Chirac and Kerchache, tribute to the unknown artist

by time news

2023-08-25 09:00:07
Find all the episodes of the series “A president, an artist” here.

It is unlike any of its predecessors or its successors. No name in literature, painting or theater is associated with his reign. For a long time he was considered a badass, a friend of the hustlers, a king of dirty tricks. Jacques Chirac let people say. He was going far, very far, connected to the signs fashioned by man since the dawn of time. In this enigmatic world of primitive arts, there is no bourgeois complicity around creation, no conventional conversation. This secret passion for forever anonymous artists, dear to Apollinaire, ended up being exposed in broad daylight, favored by a meeting.

Mauritius, 1992. The mayor of Paris, immersed in a book on prehistory, in a swimsuit on the edge of the lagoon, does not want to be disturbed.

A “tourist”, convinced that he had seen his book, co-written with two academics, Jean-Louis Paudrat and Lucien Stéphan, in the monumental office of the Town Hall, insisted on introducing himself. The picture of Paris Match attests to this: this sum, African Artpublished in 1988 by Citadelles and Mazenod, is indeed Jacques Kerchache! ” It’s you ? ! » Every evening, they dine together, in front of a resigned Bernadette who has already had her fill of digressions on art in the Ming dynasty. The story will last well beyond the death of the tireless promoter of primitive arts, in 2001, at the age of 59.

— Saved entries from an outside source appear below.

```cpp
struct dcscn_ctx {
    dcscn_config cfg{};
    int device = 0;
    hipStream_t stream = nullptr;
    std::string error;
    bool finalized = false;

    std::vector<int> sched;
    std::vector<TensorSpec> tensors;
    std::map<std::string, int> tensor_index;
    std::vector<dcscn_layer_info> layers;
    std::vector<WsBuf> bufs;
    std::vector<Op> ops;

    void* arena = nullptr;
    size_t arena_bytes = 0;
    int lay_n = 0, lay_h = 0, lay_w = 0;
    float* io_x = nullptr; float* io_x2 = nullptr; float* io_y = nullptr;
    size_t io_x_cap = 0, io_x2_cap = 0, io_y_cap = 0;
    struct ResampleTable { int ksize = 0; int* d_bounds = nullptr; double* d_kk = nullptr; int* d_k8 = nullptr; };
    std::map<std::pair<int, int>, ResampleTable> resample_tables;
    float* rs_tmp = nullptr; size_t rs_tmp_cap = 0;
    float* ens_x = nullptr; float* ens_x2 = nullptr; float* ens_y = nullptr; float* ens_out = nullptr;
    size_t ens_x_cap = 0, ens_x2_cap = 0, ens_y_cap = 0, ens_out_cap = 0;
    float* rs_in = nullptr; float* rs_out = nullptr; size_t rs_in_cap = 0, rs_out_cap = 0;
    float* col_rgb = nullptr; float* col_d = nullptr; float* col_d2 = nullptr; float* col_y32 = nullptr;
    size_t col_rgb_cap = 0, col_d_cap = 0, col_d2_cap = 0, col_y32_cap = 0;
    double* met_buf = nullptr; size_t met_buf_cap = 0;
    float* tile_x = nullptr; float* tile_x2 = nullptr; float* tile_y = nullptr;
    size_t tile_x_cap = 0, tile_x2_cap = 0, tile_y_cap = 0;
    std::vector<void*> device_allocs;

    int64_t sub_batch_pixels = 4 << 20;
    int64_t workspace_budget = (int64_t)48 << 30;
    hipEvent_t done_ev = nullptr;
    std::vector<hipEvent_t> host_ev;
    hipStream_t last_stream = nullptr;
    bool has_last = false;
    bool profile = false;
    unsigned long long* d_digest = nullptr;
    int debug_digest = 0;
    bool conv3_h8 = true;
    bool nin_h8 = true;
    int n_cus = 256;
    int debug_poison = 0;
    bool graph_replay = false;
    struct GraphKey {
        const void *x = nullptr, *x2 = nullptr, *y = nullptr;
        void* stream = nullptr;
        int n = 0, H = 0, W = 0, split16 = 0, nb = 0, h8 = 0, nin_h8 = 0, p16 = 0;
        unsigned long long carve = 0;
        bool operator==(const GraphKey& o) const {
            return x == o.x && x2 == o.x2 && y == o.y && stream == o.stream && n == o.n && H == o.H && W == o.W && split16 == o.split16 && nb == o.nb &&
                   h8 == o.h8 && nin_h8 == o.nin_h8 && p16 == o.p16 && carve == o.carve;
        }
    };
    GraphKey graph_seen, graph_key;
    hipGraphExec_t graph_exec = nullptr;
    bool winograd = true;
    bool stream_tail = true;
    bool stream_nin = true;
    bool stream_dense = true;
    bool stream_features = true;
    int split16_mask = 3;
    bool split16 = true;
    size_t redo_off = 0, redo_ints = 0;
    bool p16 = true;
    bool p16_now = false;
    bool any_p16 = false;
    int p16_max_res = 1;
    bool dense_features = true;
    int concat_buf = -1;
    std::vector<std::pair<int, int>> concat_slices;
    uint64_t carve_gen = 0, tables_gen = 0;
    bool nin = true;
    bool fold_force = false;
    bool fold_tail = true;
    bool fold_whole = true;
    bool spatial_tiling = true;
    std::vector<unsigned long long> h_zrec;
    unsigned long long* d_zrec = nullptr;
    size_t zrec_cap = 0;
    std::vector<hipEvent_t> ev;
    size_t ev_used = 0;
    std::vector<int> ev_op;
    int ev_forwards = 0;
    std::vector<void*> pack_allocs;
    dcscn_impl::TrainState* train = nullptr;
    dcscn_impl::TrainBatches* batches = nullptr;
};

namespace dcscn_impl {

extern thread_local std::string g_global_error;
void set_global_error(const char* fmt, ...);
int fail(dcscn_ctx* h, int code, const char* fmt, ...);

#define HIP_TRY(h, expr)                                                                       \
    do {                                                                                       \
        hipError_t e_ = (expr);                                                                \
        if (e_ != hipSuccess)                                                                  \
            return fail(h, DCSCN_ERR_HIP, "%s failed: %s (%s:%d)", #expr, hipGetErrorString(e_), \
                        __FILE__, __LINE__);                                                   \
    } while (0)

inline float* buf_ptr(dcscn_ctx* h, int id) { return reinterpret_cast<float*>(static_cast<char*>(h->arena) + h->bufs[id].offset); }

void filter_schedule(int layers, int filters, int min_filters, double gamma, std::vector<int>& out);
int kernel_act(int activator, float* const_alpha);
int build_graph(dcscn_ctx* h);
bool nin_eligible(const dcscn_ctx* h, const Op& op);
bool wino_eligible(const dcscn_ctx* h, const Op& op);
bool h16_direct_eligible(const dcscn_ctx* h, const Op& op);
bool fold_linear_tail(dcscn_ctx* h);
bool fold_whole_tail(dcscn_ctx* h);
int stream_chunk_channel(int quads, int ch, int q, int s);
void fuse_feat_stream(dcscn_ctx* h);
void fuse_tail_stream(dcscn_ctx* h);
void fuse_feat3_stream(dcscn_ctx* h);
void densify_features(dcscn_ctx* h);
void plan_p16(dcscn_ctx* h);
inline bool p16_active(const dcscn_ctx* h) { return h->p16 && h->any_p16 && h->split16 && h->split16_mask == 3; }
int upload(dcscn_ctx* h, const void* host, size_t bytes, void** dev);
int finalize_op(dcscn_ctx* h, Op& op);
int pack_feat_stream(dcscn_ctx* h, Op& op);
int pack_tail_stream(dcscn_ctx* h, Op& op);
int pack_feat3_stream(dcscn_ctx* h, Op& op);
int pack_foldx(dcscn_ctx* h, Op& op);
int repack_weights(dcscn_ctx* h);
void train_free(dcscn_ctx* h);
int train_sync_inference(dcscn_ctx* h);
int check_patches(dcscn_ctx* h, const dcscn_patch* p, int n, int lr_size, double max_value);
int build_batch_device(dcscn_ctx* h, const dcscn_patch* p, int n, int lr_size, double max_value, float* x, float* x2, float* y_true,
                       hipStream_t stream);
void train_batches_free(dcscn_ctx* h);
bool op_on_split16(const dcscn_ctx* h, const Op& op);
Kernel op_kernel(const dcscn_ctx* h, const Op& op, bool redo = false);
const char* kernel_name(Kernel k);
int run_forward(dcscn_ctx* h, const float* x, const float* x2, float* y, int n, int H, int W, hipStream_t stream);
int forward_done(dcscn_ctx* h, hipStream_t stream);
int resample_table(dcscn_ctx* h, int in_size, int out_size, const dcscn_ctx::ResampleTable** out);
template <class T>
int grow(dcscn_ctx* h, T** p, size_t* cap, size_t count, hipStream_t stream, int nomem_code = DCSCN_ERR_NOMEM) {
    if (count <= *cap) return DCSCN_OK;
    HIP_TRY(h, hipStreamSynchronize(stream));
    if (*p) HIP_TRY(h, hipFree(*p));
    *p = nullptr;
    *cap = 0;
    hipError_t e = hipMalloc((void**)p, count * sizeof(T));
    if (e != hipSuccess) return fail(h, nomem_code, "buffer of %zu bytes: %s", count * sizeof(T), hipGetErrorString(e));
    *cap = count;
    return DCSCN_OK;
}
int resize_device(dcscn_ctx* h, const float* in, float* out, int n, int H, int W, int OH, int OW, hipStream_t stream);

}
```

dcscn-super-resolution_amd/engine.py:

```python

import ctypes
import os

import numpy as np

from . import build as _build

ABI_VERSION = 4
MAX_NAME = 128

ACTIVATORS = {None: 0, "": 0, "none": 0, "prelu": 1, "relu": 2, "leaky_relu": 3, "sigmoid": 4, "tanh": 5, "selu": 6}

STATUS_NAMES = {0: "OK", 1: "INVALID_ARG", 2: "UNSUPPORTED", 3: "MISSING_TENSOR", 4: "SHAPE", 5: "HIP", 6: "STATE",
                7: "NOMEM"}
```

Who is Kerchache? An adventurer who crossed Spanish Guinea on foot and by canoe, then the Congo, in search of masterpieces of Fang, Bakota, Bakwele, Punu statuary? A great expert? A learned collector? An original organizer of exhibitions? The merchant as cunning as he is feared, “capable of selling at a very high price, like Mademoiselle Chanel”, what does the expert in African art Pierre Amrouche describe? No doubt, but also the tireless militant of a museum of primitive arts, whose magazine Rolling Stone published, in January 1990, the famous manifesto “so that the masterpieces of the whole world are born free and equal”.

Attracted elsewhere

Artists, poets, philosophers (Arman, Yves Bonnefoy, Michel Leiris…) sign this petition from Kerchache asking the Louvre to dedicate a space to what is still called “primitive art”, “ethnographic arts” or “tribal arts”. The absence of a recognized term for these “distant arts” says a lot about the debates that agitate the scientific community, the small world of curators, that of gallery owners and, implicitly, about the reluctance of the largest museum in the world. François Mitterrand and Jack Lang will not move a finger, even when Release, three months later, will publish the petition, enriched with a host of prestigious names. In December 1969, Kerchache had already written to Georges and Claude Pompidou, clients of his gallery in the rue de Seine, to implore them to add to the future Beaubourg “a museum of primitive art which Paris and France badly need”. He argues with as much ardor as his famous predecessor: Apollinaire, collector, argued in 1909 that the“negro art” was to enter the Louvre.